*Exercise objective*.
Look through the data below and work out how many lines hold "shown"; state only the number.

*Dataset extract*.
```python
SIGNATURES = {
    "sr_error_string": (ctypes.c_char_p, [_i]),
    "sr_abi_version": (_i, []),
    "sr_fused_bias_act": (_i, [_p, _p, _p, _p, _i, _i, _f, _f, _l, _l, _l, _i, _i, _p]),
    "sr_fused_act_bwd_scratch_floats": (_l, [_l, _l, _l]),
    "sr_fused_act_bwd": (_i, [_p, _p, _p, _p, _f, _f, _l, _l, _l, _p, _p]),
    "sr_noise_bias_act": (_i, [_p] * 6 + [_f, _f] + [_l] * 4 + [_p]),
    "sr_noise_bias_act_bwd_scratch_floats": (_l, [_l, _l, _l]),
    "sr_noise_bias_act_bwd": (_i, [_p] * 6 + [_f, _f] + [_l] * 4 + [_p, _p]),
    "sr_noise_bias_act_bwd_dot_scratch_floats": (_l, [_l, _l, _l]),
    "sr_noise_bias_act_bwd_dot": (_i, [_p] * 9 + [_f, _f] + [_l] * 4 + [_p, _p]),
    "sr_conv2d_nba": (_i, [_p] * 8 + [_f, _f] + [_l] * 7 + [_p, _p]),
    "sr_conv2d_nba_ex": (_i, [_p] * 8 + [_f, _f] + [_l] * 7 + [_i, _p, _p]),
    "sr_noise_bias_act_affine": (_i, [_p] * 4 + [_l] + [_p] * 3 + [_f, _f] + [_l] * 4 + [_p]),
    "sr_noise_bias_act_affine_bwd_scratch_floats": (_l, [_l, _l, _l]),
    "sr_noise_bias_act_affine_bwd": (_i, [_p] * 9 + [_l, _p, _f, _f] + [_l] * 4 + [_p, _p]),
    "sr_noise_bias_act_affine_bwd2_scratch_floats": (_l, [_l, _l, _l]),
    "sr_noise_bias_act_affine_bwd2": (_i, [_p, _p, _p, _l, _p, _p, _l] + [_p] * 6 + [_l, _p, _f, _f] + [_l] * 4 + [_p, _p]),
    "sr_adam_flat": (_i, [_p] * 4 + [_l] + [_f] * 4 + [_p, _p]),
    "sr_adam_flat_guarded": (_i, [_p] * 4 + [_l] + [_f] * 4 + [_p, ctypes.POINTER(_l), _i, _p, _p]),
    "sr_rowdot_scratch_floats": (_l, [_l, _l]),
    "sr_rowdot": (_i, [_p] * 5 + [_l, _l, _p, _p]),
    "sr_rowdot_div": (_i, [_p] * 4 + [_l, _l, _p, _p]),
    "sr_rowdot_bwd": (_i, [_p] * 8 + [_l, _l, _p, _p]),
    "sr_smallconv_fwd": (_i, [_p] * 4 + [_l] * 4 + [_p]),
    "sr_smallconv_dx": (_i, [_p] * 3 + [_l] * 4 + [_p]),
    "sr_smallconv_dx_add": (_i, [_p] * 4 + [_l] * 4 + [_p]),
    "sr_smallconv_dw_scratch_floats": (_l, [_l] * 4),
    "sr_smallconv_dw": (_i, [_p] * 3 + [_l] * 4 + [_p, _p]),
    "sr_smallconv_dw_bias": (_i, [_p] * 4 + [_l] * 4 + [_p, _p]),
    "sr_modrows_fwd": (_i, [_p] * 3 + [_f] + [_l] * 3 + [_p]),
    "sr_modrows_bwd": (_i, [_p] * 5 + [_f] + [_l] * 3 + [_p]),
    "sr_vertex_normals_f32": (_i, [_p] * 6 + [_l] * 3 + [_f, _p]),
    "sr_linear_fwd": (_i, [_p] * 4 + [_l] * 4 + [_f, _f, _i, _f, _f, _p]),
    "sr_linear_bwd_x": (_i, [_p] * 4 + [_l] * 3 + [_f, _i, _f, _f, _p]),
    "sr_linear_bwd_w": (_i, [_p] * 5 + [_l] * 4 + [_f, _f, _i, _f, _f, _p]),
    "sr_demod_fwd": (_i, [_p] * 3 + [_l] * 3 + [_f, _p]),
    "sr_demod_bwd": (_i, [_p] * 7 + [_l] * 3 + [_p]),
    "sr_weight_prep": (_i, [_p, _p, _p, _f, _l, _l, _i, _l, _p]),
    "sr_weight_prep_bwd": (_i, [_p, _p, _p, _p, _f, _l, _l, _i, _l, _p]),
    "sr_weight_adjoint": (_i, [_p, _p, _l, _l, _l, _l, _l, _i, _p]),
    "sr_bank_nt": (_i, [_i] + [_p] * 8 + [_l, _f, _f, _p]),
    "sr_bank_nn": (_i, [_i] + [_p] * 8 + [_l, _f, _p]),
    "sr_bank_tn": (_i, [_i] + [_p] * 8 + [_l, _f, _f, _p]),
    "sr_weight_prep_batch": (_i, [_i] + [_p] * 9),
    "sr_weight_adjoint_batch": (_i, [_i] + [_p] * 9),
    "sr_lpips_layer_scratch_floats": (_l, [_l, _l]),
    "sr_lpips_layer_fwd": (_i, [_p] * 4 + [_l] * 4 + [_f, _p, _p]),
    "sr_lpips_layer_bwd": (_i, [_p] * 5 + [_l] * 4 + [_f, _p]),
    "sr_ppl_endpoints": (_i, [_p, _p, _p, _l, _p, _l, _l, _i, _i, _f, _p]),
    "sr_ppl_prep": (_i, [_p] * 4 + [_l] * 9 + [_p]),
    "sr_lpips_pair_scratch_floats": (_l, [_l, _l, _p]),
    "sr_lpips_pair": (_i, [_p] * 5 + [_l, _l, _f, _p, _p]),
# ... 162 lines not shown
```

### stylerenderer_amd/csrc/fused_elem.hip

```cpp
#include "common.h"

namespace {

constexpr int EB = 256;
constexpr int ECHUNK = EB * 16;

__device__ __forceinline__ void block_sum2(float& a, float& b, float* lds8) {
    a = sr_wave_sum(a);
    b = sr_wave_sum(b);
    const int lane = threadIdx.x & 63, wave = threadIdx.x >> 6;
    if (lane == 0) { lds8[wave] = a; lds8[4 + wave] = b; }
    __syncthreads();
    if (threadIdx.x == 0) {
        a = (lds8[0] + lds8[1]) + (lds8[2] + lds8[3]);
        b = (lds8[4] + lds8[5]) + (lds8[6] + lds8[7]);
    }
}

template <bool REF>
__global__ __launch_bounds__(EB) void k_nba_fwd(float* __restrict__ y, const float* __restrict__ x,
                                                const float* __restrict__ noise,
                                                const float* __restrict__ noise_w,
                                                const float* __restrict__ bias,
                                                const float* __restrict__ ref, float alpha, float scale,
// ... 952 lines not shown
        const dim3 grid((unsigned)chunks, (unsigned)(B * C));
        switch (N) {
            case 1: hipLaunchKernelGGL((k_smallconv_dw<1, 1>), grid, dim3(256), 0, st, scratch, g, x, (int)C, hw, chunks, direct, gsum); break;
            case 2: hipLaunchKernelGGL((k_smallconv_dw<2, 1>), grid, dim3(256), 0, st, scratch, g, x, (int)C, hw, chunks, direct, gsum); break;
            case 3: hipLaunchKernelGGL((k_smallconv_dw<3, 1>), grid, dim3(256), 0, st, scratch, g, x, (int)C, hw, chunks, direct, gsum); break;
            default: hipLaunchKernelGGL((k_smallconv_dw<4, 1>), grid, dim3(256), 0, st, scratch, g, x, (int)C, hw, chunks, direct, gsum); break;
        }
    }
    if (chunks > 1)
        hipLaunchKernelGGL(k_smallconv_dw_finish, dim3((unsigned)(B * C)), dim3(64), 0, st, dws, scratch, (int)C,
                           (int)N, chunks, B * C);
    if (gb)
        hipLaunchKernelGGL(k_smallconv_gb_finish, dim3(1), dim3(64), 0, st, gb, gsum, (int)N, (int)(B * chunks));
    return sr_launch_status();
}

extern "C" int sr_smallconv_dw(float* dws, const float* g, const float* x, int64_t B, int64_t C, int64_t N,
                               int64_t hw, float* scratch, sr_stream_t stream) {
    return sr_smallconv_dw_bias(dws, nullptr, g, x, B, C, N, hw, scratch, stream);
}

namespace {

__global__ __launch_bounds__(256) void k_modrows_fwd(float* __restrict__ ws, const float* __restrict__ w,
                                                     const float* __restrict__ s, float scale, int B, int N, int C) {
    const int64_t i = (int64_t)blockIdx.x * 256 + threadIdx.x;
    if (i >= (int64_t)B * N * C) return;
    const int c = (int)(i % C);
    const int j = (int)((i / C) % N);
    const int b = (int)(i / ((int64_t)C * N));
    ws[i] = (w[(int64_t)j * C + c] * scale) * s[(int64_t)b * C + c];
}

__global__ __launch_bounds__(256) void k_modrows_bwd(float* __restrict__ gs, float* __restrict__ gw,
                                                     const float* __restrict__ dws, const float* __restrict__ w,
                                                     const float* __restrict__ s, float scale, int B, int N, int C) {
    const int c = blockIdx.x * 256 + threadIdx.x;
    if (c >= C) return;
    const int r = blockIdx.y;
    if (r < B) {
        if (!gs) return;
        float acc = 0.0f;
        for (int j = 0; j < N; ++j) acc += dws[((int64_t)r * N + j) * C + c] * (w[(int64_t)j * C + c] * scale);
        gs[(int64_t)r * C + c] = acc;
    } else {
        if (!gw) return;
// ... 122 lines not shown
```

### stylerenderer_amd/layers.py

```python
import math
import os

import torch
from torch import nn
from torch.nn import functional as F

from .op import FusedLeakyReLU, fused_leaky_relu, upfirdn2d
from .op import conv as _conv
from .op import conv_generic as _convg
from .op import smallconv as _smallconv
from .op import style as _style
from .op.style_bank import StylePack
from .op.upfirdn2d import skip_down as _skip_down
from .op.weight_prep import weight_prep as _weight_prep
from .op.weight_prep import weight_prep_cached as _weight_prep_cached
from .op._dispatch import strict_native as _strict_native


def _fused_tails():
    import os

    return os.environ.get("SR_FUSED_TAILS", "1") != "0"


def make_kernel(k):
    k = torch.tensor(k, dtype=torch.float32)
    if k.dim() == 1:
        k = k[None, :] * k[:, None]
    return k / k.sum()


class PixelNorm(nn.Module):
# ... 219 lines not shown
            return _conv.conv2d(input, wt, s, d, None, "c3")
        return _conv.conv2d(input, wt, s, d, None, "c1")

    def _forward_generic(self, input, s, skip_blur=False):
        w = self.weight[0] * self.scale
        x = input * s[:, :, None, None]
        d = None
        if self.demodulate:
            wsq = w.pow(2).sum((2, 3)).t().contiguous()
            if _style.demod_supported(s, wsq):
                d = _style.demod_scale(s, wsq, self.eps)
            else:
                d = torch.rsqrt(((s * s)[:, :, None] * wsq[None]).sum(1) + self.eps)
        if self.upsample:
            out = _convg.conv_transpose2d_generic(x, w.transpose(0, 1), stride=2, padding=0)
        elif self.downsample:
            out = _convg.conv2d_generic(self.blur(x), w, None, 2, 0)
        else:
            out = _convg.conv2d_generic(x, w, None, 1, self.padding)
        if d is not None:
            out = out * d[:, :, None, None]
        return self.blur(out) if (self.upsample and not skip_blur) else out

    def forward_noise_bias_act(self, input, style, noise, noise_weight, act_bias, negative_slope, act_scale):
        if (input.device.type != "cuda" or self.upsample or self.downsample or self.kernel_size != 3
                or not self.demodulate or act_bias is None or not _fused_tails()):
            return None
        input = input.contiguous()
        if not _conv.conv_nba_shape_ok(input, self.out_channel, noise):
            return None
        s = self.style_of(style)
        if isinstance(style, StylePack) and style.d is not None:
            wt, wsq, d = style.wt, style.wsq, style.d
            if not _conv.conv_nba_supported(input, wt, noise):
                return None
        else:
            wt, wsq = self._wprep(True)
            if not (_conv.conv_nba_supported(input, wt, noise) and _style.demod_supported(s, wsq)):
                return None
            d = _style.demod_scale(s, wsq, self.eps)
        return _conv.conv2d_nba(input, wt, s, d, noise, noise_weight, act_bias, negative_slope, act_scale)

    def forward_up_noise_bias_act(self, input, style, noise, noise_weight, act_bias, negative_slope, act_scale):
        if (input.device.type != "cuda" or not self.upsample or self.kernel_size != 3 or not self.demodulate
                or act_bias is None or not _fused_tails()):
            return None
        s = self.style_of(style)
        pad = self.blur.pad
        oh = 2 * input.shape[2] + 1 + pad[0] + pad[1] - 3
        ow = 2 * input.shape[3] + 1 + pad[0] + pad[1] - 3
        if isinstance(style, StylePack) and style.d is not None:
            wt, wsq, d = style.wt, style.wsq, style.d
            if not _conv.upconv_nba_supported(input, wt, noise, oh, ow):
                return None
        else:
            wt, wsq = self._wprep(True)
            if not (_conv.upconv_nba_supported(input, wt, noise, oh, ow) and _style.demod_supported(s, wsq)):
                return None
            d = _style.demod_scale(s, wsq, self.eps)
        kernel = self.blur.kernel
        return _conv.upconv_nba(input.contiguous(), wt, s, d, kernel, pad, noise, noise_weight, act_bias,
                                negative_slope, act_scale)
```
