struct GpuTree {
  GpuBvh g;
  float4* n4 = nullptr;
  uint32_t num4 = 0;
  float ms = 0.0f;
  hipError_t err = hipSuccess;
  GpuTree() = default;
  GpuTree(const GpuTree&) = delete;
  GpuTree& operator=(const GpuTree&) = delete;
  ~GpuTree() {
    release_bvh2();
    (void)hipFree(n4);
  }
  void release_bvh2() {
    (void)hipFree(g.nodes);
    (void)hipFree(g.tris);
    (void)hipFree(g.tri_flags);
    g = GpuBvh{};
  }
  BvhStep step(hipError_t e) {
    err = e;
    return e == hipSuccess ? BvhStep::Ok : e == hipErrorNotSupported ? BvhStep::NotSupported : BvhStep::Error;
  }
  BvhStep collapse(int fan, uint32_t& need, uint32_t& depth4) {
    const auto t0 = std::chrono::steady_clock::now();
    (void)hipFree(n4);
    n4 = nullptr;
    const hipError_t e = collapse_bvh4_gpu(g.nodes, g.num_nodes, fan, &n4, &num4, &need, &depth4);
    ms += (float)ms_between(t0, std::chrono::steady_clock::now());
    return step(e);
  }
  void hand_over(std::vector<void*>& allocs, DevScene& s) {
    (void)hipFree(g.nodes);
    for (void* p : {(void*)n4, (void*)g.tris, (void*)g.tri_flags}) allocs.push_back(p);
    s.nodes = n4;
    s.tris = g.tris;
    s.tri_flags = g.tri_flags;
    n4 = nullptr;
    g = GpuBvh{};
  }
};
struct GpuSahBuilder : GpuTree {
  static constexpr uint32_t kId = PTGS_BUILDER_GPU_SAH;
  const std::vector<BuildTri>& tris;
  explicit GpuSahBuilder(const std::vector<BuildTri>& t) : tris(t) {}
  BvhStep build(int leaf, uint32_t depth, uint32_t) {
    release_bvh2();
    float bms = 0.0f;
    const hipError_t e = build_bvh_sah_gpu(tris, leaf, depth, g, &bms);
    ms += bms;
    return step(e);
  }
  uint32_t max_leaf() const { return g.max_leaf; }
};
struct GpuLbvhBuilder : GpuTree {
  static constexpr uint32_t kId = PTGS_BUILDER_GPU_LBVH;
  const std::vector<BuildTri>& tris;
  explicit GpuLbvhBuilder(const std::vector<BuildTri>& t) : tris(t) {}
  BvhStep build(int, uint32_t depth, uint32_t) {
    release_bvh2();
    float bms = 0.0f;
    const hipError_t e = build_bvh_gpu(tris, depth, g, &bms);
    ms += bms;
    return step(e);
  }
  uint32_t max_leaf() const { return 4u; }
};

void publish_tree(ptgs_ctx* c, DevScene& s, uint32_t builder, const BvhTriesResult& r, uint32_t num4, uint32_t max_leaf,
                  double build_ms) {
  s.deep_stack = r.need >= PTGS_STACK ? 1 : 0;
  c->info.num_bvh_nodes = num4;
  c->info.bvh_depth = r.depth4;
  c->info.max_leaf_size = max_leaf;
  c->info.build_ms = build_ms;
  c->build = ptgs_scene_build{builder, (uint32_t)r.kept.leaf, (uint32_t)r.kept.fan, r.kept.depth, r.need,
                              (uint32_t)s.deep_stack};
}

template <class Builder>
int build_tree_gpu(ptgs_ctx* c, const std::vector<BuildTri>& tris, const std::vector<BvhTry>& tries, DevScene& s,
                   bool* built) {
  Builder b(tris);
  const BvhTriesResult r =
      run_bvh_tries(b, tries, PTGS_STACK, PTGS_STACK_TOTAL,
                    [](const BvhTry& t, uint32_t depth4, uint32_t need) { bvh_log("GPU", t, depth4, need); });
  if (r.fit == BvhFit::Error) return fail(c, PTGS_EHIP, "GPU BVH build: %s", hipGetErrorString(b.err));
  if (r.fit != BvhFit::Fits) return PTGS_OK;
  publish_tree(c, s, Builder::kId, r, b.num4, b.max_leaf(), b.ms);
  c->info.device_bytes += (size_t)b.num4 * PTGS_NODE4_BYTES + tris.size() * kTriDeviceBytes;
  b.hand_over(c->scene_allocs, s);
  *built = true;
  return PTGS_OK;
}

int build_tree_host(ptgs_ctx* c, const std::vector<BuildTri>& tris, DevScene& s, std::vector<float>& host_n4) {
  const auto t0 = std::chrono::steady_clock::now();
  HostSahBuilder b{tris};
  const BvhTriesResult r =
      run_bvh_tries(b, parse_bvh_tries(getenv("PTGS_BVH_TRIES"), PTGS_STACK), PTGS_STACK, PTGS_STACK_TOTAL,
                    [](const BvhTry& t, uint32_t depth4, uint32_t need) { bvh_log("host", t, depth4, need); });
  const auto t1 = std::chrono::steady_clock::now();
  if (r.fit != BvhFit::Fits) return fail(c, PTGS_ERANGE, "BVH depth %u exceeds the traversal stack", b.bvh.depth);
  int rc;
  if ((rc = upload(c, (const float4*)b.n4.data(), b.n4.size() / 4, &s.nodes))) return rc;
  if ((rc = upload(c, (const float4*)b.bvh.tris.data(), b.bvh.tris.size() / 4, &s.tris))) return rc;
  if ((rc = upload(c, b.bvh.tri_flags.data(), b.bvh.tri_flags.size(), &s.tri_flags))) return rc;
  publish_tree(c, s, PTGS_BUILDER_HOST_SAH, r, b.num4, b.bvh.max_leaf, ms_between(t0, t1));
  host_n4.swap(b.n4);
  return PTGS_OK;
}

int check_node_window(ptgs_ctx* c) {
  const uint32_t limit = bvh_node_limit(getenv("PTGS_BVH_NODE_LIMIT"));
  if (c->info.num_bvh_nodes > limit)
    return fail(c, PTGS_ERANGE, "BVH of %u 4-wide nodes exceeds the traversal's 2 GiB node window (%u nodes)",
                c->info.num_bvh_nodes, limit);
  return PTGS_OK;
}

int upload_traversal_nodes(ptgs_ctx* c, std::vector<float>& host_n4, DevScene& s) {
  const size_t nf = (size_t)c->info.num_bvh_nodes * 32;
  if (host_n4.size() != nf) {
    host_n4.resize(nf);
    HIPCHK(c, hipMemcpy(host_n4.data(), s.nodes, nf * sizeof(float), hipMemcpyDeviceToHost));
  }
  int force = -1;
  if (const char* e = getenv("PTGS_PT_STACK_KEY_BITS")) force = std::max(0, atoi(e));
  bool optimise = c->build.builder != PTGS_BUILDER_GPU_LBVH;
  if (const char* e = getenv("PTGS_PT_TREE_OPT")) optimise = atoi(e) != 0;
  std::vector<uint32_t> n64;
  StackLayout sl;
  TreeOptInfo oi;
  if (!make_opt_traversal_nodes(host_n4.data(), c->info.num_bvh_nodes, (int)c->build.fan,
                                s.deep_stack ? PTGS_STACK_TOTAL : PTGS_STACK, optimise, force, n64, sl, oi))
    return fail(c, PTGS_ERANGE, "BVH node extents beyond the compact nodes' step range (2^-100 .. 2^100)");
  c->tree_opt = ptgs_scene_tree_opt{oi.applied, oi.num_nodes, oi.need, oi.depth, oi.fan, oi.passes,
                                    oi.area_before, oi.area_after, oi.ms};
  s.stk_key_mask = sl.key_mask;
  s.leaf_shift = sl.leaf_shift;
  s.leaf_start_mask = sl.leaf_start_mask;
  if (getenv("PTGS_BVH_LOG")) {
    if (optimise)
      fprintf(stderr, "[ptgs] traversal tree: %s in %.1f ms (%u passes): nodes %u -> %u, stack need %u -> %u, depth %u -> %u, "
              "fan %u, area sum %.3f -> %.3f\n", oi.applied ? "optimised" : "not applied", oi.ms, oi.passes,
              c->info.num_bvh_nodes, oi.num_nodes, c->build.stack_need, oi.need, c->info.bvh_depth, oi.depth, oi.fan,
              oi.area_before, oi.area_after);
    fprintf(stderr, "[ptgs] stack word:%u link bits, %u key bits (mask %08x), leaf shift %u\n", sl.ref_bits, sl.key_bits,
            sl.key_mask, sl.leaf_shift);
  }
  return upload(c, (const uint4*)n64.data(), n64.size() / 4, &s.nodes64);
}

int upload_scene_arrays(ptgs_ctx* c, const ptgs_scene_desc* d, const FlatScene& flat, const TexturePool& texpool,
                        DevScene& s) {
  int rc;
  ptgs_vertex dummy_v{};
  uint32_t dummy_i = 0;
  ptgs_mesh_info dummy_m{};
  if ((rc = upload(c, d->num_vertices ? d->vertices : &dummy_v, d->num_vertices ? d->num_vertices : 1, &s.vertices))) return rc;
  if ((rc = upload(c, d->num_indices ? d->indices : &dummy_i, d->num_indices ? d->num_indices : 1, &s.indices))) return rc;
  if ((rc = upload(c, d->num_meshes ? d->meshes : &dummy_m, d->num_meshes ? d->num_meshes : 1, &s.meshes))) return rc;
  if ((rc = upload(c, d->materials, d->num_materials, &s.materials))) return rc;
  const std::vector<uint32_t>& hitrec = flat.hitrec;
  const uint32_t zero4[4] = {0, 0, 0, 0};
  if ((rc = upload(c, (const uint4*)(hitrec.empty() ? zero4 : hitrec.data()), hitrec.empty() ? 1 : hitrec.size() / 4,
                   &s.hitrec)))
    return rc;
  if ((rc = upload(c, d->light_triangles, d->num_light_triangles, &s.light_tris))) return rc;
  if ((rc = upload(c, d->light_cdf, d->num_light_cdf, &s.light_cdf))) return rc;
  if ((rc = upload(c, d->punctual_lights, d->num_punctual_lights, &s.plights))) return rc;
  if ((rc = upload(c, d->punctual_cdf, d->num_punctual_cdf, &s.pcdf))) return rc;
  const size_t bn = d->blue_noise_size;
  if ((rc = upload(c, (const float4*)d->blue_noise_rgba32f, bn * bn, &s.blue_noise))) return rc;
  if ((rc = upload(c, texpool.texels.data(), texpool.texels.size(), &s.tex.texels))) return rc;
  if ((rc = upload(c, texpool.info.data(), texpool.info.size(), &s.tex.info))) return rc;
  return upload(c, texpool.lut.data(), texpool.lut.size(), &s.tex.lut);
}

*Solved exercise*.
4